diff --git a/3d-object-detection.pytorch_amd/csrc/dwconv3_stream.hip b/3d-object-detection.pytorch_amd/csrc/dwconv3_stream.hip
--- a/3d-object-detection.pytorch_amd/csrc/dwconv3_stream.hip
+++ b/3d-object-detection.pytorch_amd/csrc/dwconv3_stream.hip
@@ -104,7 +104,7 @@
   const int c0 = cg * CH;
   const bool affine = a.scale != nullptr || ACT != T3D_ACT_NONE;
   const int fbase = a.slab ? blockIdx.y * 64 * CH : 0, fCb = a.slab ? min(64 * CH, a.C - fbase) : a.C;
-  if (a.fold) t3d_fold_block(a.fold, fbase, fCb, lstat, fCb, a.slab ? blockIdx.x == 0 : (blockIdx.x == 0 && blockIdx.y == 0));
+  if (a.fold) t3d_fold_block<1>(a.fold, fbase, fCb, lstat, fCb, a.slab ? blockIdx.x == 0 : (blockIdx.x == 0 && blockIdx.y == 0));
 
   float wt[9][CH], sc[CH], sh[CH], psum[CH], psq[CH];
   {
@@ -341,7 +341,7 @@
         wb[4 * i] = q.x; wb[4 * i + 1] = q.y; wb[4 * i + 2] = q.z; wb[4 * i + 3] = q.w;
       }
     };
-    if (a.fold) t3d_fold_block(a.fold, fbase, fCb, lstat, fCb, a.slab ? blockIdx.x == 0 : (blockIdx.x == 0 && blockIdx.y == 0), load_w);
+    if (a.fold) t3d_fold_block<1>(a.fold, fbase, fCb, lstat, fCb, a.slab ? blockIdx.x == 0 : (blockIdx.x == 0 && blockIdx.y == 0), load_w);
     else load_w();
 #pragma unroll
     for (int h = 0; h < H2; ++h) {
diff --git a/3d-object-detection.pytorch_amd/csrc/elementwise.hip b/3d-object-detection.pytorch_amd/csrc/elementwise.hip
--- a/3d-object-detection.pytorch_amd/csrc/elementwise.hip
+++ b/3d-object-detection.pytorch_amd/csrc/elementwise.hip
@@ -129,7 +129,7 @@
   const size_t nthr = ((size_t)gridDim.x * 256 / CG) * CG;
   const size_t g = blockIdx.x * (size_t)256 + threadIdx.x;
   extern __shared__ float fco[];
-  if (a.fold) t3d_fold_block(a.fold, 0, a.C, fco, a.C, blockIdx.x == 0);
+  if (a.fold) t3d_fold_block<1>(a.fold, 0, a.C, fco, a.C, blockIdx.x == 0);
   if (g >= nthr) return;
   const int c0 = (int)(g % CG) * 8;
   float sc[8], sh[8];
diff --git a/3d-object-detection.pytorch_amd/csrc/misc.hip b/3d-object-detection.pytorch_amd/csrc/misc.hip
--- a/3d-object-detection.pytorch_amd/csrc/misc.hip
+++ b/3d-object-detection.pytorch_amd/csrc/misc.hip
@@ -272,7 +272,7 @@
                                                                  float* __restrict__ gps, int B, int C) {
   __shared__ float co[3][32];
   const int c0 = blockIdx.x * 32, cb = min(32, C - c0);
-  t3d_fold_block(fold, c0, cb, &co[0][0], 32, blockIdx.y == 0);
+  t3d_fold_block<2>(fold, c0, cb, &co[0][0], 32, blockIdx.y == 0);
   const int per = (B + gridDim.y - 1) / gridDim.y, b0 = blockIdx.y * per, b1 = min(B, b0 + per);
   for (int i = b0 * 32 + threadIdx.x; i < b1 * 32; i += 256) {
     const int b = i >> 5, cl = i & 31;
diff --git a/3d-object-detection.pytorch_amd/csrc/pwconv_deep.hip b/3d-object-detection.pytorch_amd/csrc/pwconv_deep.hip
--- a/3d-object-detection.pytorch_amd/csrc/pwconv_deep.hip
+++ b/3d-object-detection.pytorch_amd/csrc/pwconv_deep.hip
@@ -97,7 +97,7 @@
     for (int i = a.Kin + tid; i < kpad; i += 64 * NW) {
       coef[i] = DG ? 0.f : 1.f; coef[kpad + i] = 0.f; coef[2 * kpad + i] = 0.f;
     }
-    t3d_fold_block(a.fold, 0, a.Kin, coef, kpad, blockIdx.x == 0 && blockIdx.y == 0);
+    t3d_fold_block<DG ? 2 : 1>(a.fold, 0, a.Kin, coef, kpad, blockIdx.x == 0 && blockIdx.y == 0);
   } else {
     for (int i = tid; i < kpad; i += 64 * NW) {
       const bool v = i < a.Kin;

####

At the line with "coef[i] = DG", begin reproducing the material above exactly, and continue through its last line.

**Task result**
       coef[i] = DG ? 0.f : 1.f; coef[kpad + i] = 0.f; coef[2 * kpad + i] = 0.f;
     }
-    t3d_fold_block(a.fold, 0, a.Kin, coef, kpad, blockIdx.x == 0 && blockIdx.y == 0);
+    t3d_fold_block<DG ? 2 : 1>(a.fold, 0, a.Kin, coef, kpad, blockIdx.x == 0 && blockIdx.y == 0);
   } else {
     for (int i = tid; i < kpad; i += 64 * NW) {
       const bool v = i < a.Kin;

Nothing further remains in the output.